■ **Task goal**:
Restate all of the data exactly.

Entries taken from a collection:

template <bool kRecords>
__global__ __launch_bounds__(kHistThreads) void hist_kernel(const int n, const float *__restrict__ depths,
                                                            const int *__restrict__ radii, const int log2_buckets,
                                                            unsigned *__restrict__ table,
                                                            OctaveMap *__restrict__ map_out, const RecordArgs ra,
                                                            unsigned *__restrict__ zero, const int zero_words) {
  extern __shared__ unsigned h[];
  __shared__ OctaveMap map[256];
  __shared__ unsigned oct[256];
  __shared__ int sh[24];
  constexpr int kI = kChunk / kHistThreads;
  const int tid = threadIdx.x, B = 1 << log2_buckets;
  const int base = blockIdx.x * kChunk;
  for (int z = blockIdx.x * kHistThreads + tid; z < zero_words; z += gridDim.x * kHistThreads) zero[z] = 0u;
  unsigned key[kI];
  SplatIn in[kRecords ? kI : 1];
#pragma unroll
  for (int i = 0; i < kI; ++i) {
    const int idx = base + i * kHistThreads + tid;
    const unsigned k = depth_key(depths, radii, min(idx, n - 1));
    key[i] = idx < n ? k : 0xffffffffu;
    if (kRecords) in[i] = load_splat_in(min(idx, n - 1), ra.xys, radii, ra.conics, ra.opacities);
  }
  unsigned sample[kSample / kHistThreads];
  load_samples<kHistThreads>(n, depths, radii, sample);
  for (int j = tid; j < B; j += kHistThreads) h[j] = 0u;
  if (kRecords) {
#pragma unroll
    for (int i = 0; i < kI; ++i) {
      const int idx = base + i * kHistThreads + tid;
      if (idx < n) ra.recs[idx] = splat_record_from(in[i], ra.conics != nullptr, ra.tiles_x, ra.tiles_y, 16);
    }
  }
  build_bucket_map<kHistThreads>(sample, log2_buckets, map, oct, sh);
  if (blockIdx.x == 0 && tid < 256) map_out[tid] = map[tid];
#pragma unroll
  for (int i = 0; i < kI; ++i) {
    const bool culled = key[i] == 0u;
    const unsigned long long c = __ballot(culled);
    if (c && (tid & 63) == 0) atomicAdd(&h[0], (unsigned)__popcll(c));
    if (!culled && key[i] != 0xffffffffu) atomicAdd(&h[bucket_of(key[i], map)], 1u);
  }
  __syncthreads();
  unsigned *row = table + (size_t)blockIdx.x * B;
  for (int j = tid; j < B; j += kHistThreads) row[j] = h[j];
}

__global__ __launch_bounds__(256) void scan_kernel(const int chunks, const int B, unsigned *__restrict__ table,
                                                   unsigned *__restrict__ totals) {
  __shared__ unsigned part[16][16];
  const int tid = threadIdx.x, bl = tid & 15, g = tid >> 4;
  const int b = blockIdx.x * 16 + bl;
  const int per = (chunks + 15) / 16;
  const int c0 = g * per, c1 = min(chunks, c0 + per);
  if (per <= 16) {
    unsigned t[16], sum = 0;
#pragma unroll
    for (int k = 0; k < 16; ++k) {
      const unsigned v = table[(size_t)min(c0 + k, chunks - 1) * B + b];
      t[k] = c0 + k < c1 ? v : 0u;
      sum += t[k];
    }
    part[g][bl] = sum;
    __syncthreads();
    unsigned run = 0;
    for (int k = 0; k < g; ++k) run += part[k][bl];
    if (g == 15) totals[b] = run + sum;
#pragma unroll
    for (int k = 0; k < 16; ++k) {
      if (c0 + k < c1) table[(size_t)(c0 + k) * B + b] = run;
      run += t[k];
    }
    return;
  }
  unsigned sum = 0;
#pragma unroll 8
  for (int c = c0; c < c1; ++c) sum += table[(size_t)c * B + b];
  part[g][bl] = sum;
  __syncthreads();
  unsigned run = 0;
  for (int k = 0; k < g; ++k) run += part[k][bl];
  if (g == 15) totals[b] = run + sum;
#pragma unroll 8
  for (int c = c0; c < c1; ++c) {
    unsigned *q = table + (size_t)c * B + b;
    const unsigned t = *q;
    *q = run;
    run += t;
  }
}


template <int kW>
struct SortShared {
  unsigned cnt[kW][256];
  unsigned wsum[4];
};

template <int kW, int kI>
__device__ __forceinline__ unsigned rank_round(const unsigned (&v)[kI], unsigned (&rank)[kI], const int R,
                                               const int seg, const int m, const int shf, const int bits,
                                               SortShared<kW> &S) {
  const int tid = threadIdx.x, lane = tid & 63, w = tid >> 6;
  const unsigned long long lt = (1ull << lane) - 1ull;
  const unsigned mask = (1u << bits) - 1u;
#pragma unroll
  for (int k = 0; k < 4; ++k) (&S.cnt[0][0])[k * (kW * 64) + tid] = 0u;
  __syncthreads();
#pragma unroll
  for (int i = 0; i < kI; ++i) {
    if (i < R) {
      const bool live = w * seg + i * 64 + lane < m;
      unsigned d = (v[i] >> shf) & mask;
      asm volatile("" : "+v"(d)::"memory");
      const unsigned long long peers = match_digit(d, bits, live);
      const unsigned below = (unsigned)__popcll(peers & lt);
      const unsigned prev = S.cnt[w][d];
      rank[i] = prev + below;
      if (live && below == 0) S.cnt[w][d] = prev + (unsigned)__popcll(peers);
    }
  }
  __syncthreads();
  unsigned c[kW], tot = 0, incl = 0;
  if (tid < 256) {
#pragma unroll
    for (int k = 0; k < kW; ++k) c[k] = S.cnt[k][tid], tot += c[k];
    incl = tot;
#pragma unroll
    for (int o = 1; o < 64; o <<= 1) {
      const unsigned t = __shfl_up(incl, o);
      if (lane >= o) incl += t;
    }
    if (lane == 63) S.wsum[w] = incl;
  }
  __syncthreads();
  if (tid < 256) {
    unsigned run = incl - tot;
    for (int k = 0; k < w; ++k) run += S.wsum[k];
#pragma unroll
    for (int k = 0; k < kW; ++k) S.cnt[k][tid] = run, run += c[k];
  }
  __syncthreads();
  return tot;
}

template <int kW, int kI>
__device__ __forceinline__ void block_sort(unsigned (&v)[kI], const int R, const int seg, const int m, const int lo,
                                           const int nbits, unsigned *__restrict__ buf, SortShared<kW> &S) {
  const int tid = threadIdx.x, lane = tid & 63, w = tid >> 6;
  int rounds = (nbits + 7) / 8;
  for (int done = 0; done < nbits;) {
    const int bits = (nbits - done + rounds - 1) / rounds;
    const int shf = lo + done;
    unsigned rank[kI];
    rank_round<kW, kI>(v, rank, R, seg, m, shf, bits, S);
    const unsigned mask = (1u << bits) - 1u;
#pragma unroll
    for (int i = 0; i < kI; ++i)
      if (i < R && w * seg + i * 64 + lane < m) buf[S.cnt[w][(v[i] >> shf) & mask] + rank[i]] = v[i];
    __syncthreads();
#pragma unroll
    for (int i = 0; i < kI; ++i)
      if (i < R && w * seg + i * 64 + lane < m) v[i] = buf[w * seg + i * 64 + lane];
    done += bits, --rounds;
  }
}

struct Gather {
  const int *counts;
  int *cum;
  int rows, n;
};
__device__ __forceinline__ void place(int *__restrict__ order, const Gather &ga, const unsigned pos, const int id) {
  order[pos] = id;
  if (ga.counts)
    for (int r = 0; r < ga.rows; ++r) ga.cum[(size_t)r * ga.n + pos] = ga.counts[(size_t)r * ga.n + id];
}

constexpr int kSweep = 4096;

__device__ __forceinline__ unsigned long long match12(const unsigned d, const bool in) {
  const unsigned long long all = __ballot(in);
  unsigned lo = (unsigned)all, hi = (unsigned)(all >> 32);
#pragma unroll
  for (int bit = 0; bit < 12; ++bit) {
    const unsigned one = (d >> bit) & 1u;
    const unsigned long long set = __ballot(one != 0u);
    const unsigned flip = one - 1u;
    lo &= (unsigned)set ^ flip, hi &= (unsigned)(set >> 32) ^ flip;
  }
  return ((unsigned long long)hi << 32) | lo;
}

■ **Completed exercise**:
template <bool kRecords>
__global__ __launch_bounds__(kHistThreads) void hist_kernel(const int n, const float *__restrict__ depths,
                                                            const int *__restrict__ radii, const int log2_buckets,
                                                            unsigned *__restrict__ table,
                                                            OctaveMap *__restrict__ map_out, const RecordArgs ra,
                                                            unsigned *__restrict__ zero, const int zero_words) {
  extern __shared__ unsigned h[];
  __shared__ OctaveMap map[256];
  __shared__ unsigned oct[256];
  __shared__ int sh[24];
  constexpr int kI = kChunk / kHistThreads;
  const int tid = threadIdx.x, B = 1 << log2_buckets;
  const int base = blockIdx.x * kChunk;
  for (int z = blockIdx.x * kHistThreads + tid; z < zero_words; z += gridDim.x * kHistThreads) zero[z] = 0u;
  unsigned key[kI];
  SplatIn in[kRecords ? kI : 1];
#pragma unroll
  for (int i = 0; i < kI; ++i) {
    const int idx = base + i * kHistThreads + tid;
    const unsigned k = depth_key(depths, radii, min(idx, n - 1));
    key[i] = idx < n ? k : 0xffffffffu;
    if (kRecords) in[i] = load_splat_in(min(idx, n - 1), ra.xys, radii, ra.conics, ra.opacities);
  }
  unsigned sample[kSample / kHistThreads];
  load_samples<kHistThreads>(n, depths, radii, sample);
  for (int j = tid; j < B; j += kHistThreads) h[j] = 0u;
  if (kRecords) {
#pragma unroll
    for (int i = 0; i < kI; ++i) {
      const int idx = base + i * kHistThreads + tid;
      if (idx < n) ra.recs[idx] = splat_record_from(in[i], ra.conics != nullptr, ra.tiles_x, ra.tiles_y, 16);
    }
  }
  build_bucket_map<kHistThreads>(sample, log2_buckets, map, oct, sh);
  if (blockIdx.x == 0 && tid < 256) map_out[tid] = map[tid];
#pragma unroll
  for (int i = 0; i < kI; ++i) {
    const bool culled = key[i] == 0u;
    const unsigned long long c = __ballot(culled);
    if (c && (tid & 63) == 0) atomicAdd(&h[0], (unsigned)__popcll(c));
    if (!culled && key[i] != 0xffffffffu) atomicAdd(&h[bucket_of(key[i], map)], 1u);
  }
  __syncthreads();
  unsigned *row = table + (size_t)blockIdx.x * B;
  for (int j = tid; j < B; j += kHistThreads) row[j] = h[j];
}

__global__ __launch_bounds__(256) void scan_kernel(const int chunks, const int B, unsigned *__restrict__ table,
                                                   unsigned *__restrict__ totals) {
  __shared__ unsigned part[16][16];
  const int tid = threadIdx.x, bl = tid & 15, g = tid >> 4;
  const int b = blockIdx.x * 16 + bl;
  const int per = (chunks + 15) / 16;
  const int c0 = g * per, c1 = min(chunks, c0 + per);
  if (per <= 16) {
    unsigned t[16], sum = 0;
#pragma unroll
    for (int k = 0; k < 16; ++k) {
      const unsigned v = table[(size_t)min(c0 + k, chunks - 1) * B + b];
      t[k] = c0 + k < c1 ? v : 0u;
      sum += t[k];
    }
    part[g][bl] = sum;
    __syncthreads();
    unsigned run = 0;
    for (int k = 0; k < g; ++k) run += part[k][bl];
    if (g == 15) totals[b] = run + sum;
#pragma unroll
    for (int k = 0; k < 16; ++k) {
      if (c0 + k < c1) table[(size_t)(c0 + k) * B + b] = run;
      run += t[k];
    }
    return;
  }
  unsigned sum = 0;
#pragma unroll 8
  for (int c = c0; c < c1; ++c) sum += table[(size_t)c * B + b];
  part[g][bl] = sum;
  __syncthreads();
  unsigned run = 0;
  for (int k = 0; k < g; ++k) run += part[k][bl];
  if (g == 15) totals[b] = run + sum;
#pragma unroll 8
  for (int c = c0; c < c1; ++c) {
    unsigned *q = table + (size_t)c * B + b;
    const unsigned t = *q;
    *q = run;
    run += t;
  }
}


template <int kW>
struct SortShared {
  unsigned cnt[kW][256];
  unsigned wsum[4];
};

template <int kW, int kI>
__device__ __forceinline__ unsigned rank_round(const unsigned (&v)[kI], unsigned (&rank)[kI], const int R,
                                               const int seg, const int m, const int shf, const int bits,
                                               SortShared<kW> &S) {
  const int tid = threadIdx.x, lane = tid & 63, w = tid >> 6;
  const unsigned long long lt = (1ull << lane) - 1ull;
  const unsigned mask = (1u << bits) - 1u;
#pragma unroll
  for (int k = 0; k < 4; ++k) (&S.cnt[0][0])[k * (kW * 64) + tid] = 0u;
  __syncthreads();
#pragma unroll
  for (int i = 0; i < kI; ++i) {
    if (i < R) {
      const bool live = w * seg + i * 64 + lane < m;
      unsigned d = (v[i] >> shf) & mask;
      asm volatile("" : "+v"(d)::"memory");
      const unsigned long long peers = match_digit(d, bits, live);
      const unsigned below = (unsigned)__popcll(peers & lt);
      const unsigned prev = S.cnt[w][d];
      rank[i] = prev + below;
      if (live && below == 0) S.cnt[w][d] = prev + (unsigned)__popcll(peers);
    }
  }
  __syncthreads();
  unsigned c[kW], tot = 0, incl = 0;
  if (tid < 256) {
#pragma unroll
    for (int k = 0; k < kW; ++k) c[k] = S.cnt[k][tid], tot += c[k];
    incl = tot;
#pragma unroll
    for (int o = 1; o < 64; o <<= 1) {
      const unsigned t = __shfl_up(incl, o);
      if (lane >= o) incl += t;
    }
    if (lane == 63) S.wsum[w] = incl;
  }
  __syncthreads();
  if (tid < 256) {
    unsigned run = incl - tot;
    for (int k = 0; k < w; ++k) run += S.wsum[k];
#pragma unroll
    for (int k = 0; k < kW; ++k) S.cnt[k][tid] = run, run += c[k];
  }
  __syncthreads();
  return tot;
}

template <int kW, int kI>
__device__ __forceinline__ void block_sort(unsigned (&v)[kI], const int R, const int seg, const int m, const int lo,
                                           const int nbits, unsigned *__restrict__ buf, SortShared<kW> &S) {
  const int tid = threadIdx.x, lane = tid & 63, w = tid >> 6;
  int rounds = (nbits + 7) / 8;
  for (int done = 0; done < nbits;) {
    const int bits = (nbits - done + rounds - 1) / rounds;
    const int shf = lo + done;
    unsigned rank[kI];
    rank_round<kW, kI>(v, rank, R, seg, m, shf, bits, S);
    const unsigned mask = (1u << bits) - 1u;
#pragma unroll
    for (int i = 0; i < kI; ++i)
      if (i < R && w * seg + i * 64 + lane < m) buf[S.cnt[w][(v[i] >> shf) & mask] + rank[i]] = v[i];
    __syncthreads();
#pragma unroll
    for (int i = 0; i < kI; ++i)
      if (i < R && w * seg + i * 64 + lane < m) v[i] = buf[w * seg + i * 64 + lane];
    done += bits, --rounds;
  }
}

struct Gather {
  const int *counts;
  int *cum;
  int rows, n;
};
__device__ __forceinline__ void place(int *__restrict__ order, const Gather &ga, const unsigned pos, const int id) {
  order[pos] = id;
  if (ga.counts)
    for (int r = 0; r < ga.rows; ++r) ga.cum[(size_t)r * ga.n + pos] = ga.counts[(size_t)r * ga.n + id];
}

constexpr int kSweep = 4096;

__device__ __forceinline__ unsigned long long match12(const unsigned d, const bool in) {
  const unsigned long long all = __ballot(in);
  unsigned lo = (unsigned)all, hi = (unsigned)(all >> 32);
#pragma unroll
  for (int bit = 0; bit < 12; ++bit) {
    const unsigned one = (d >> bit) & 1u;
    const unsigned long long set = __ballot(one != 0u);
    const unsigned flip = one - 1u;
    lo &= (unsigned)set ^ flip, hi &= (unsigned)(set >> 32) ^ flip;
  }
  return ((unsigned long long)hi << 32) | lo;
}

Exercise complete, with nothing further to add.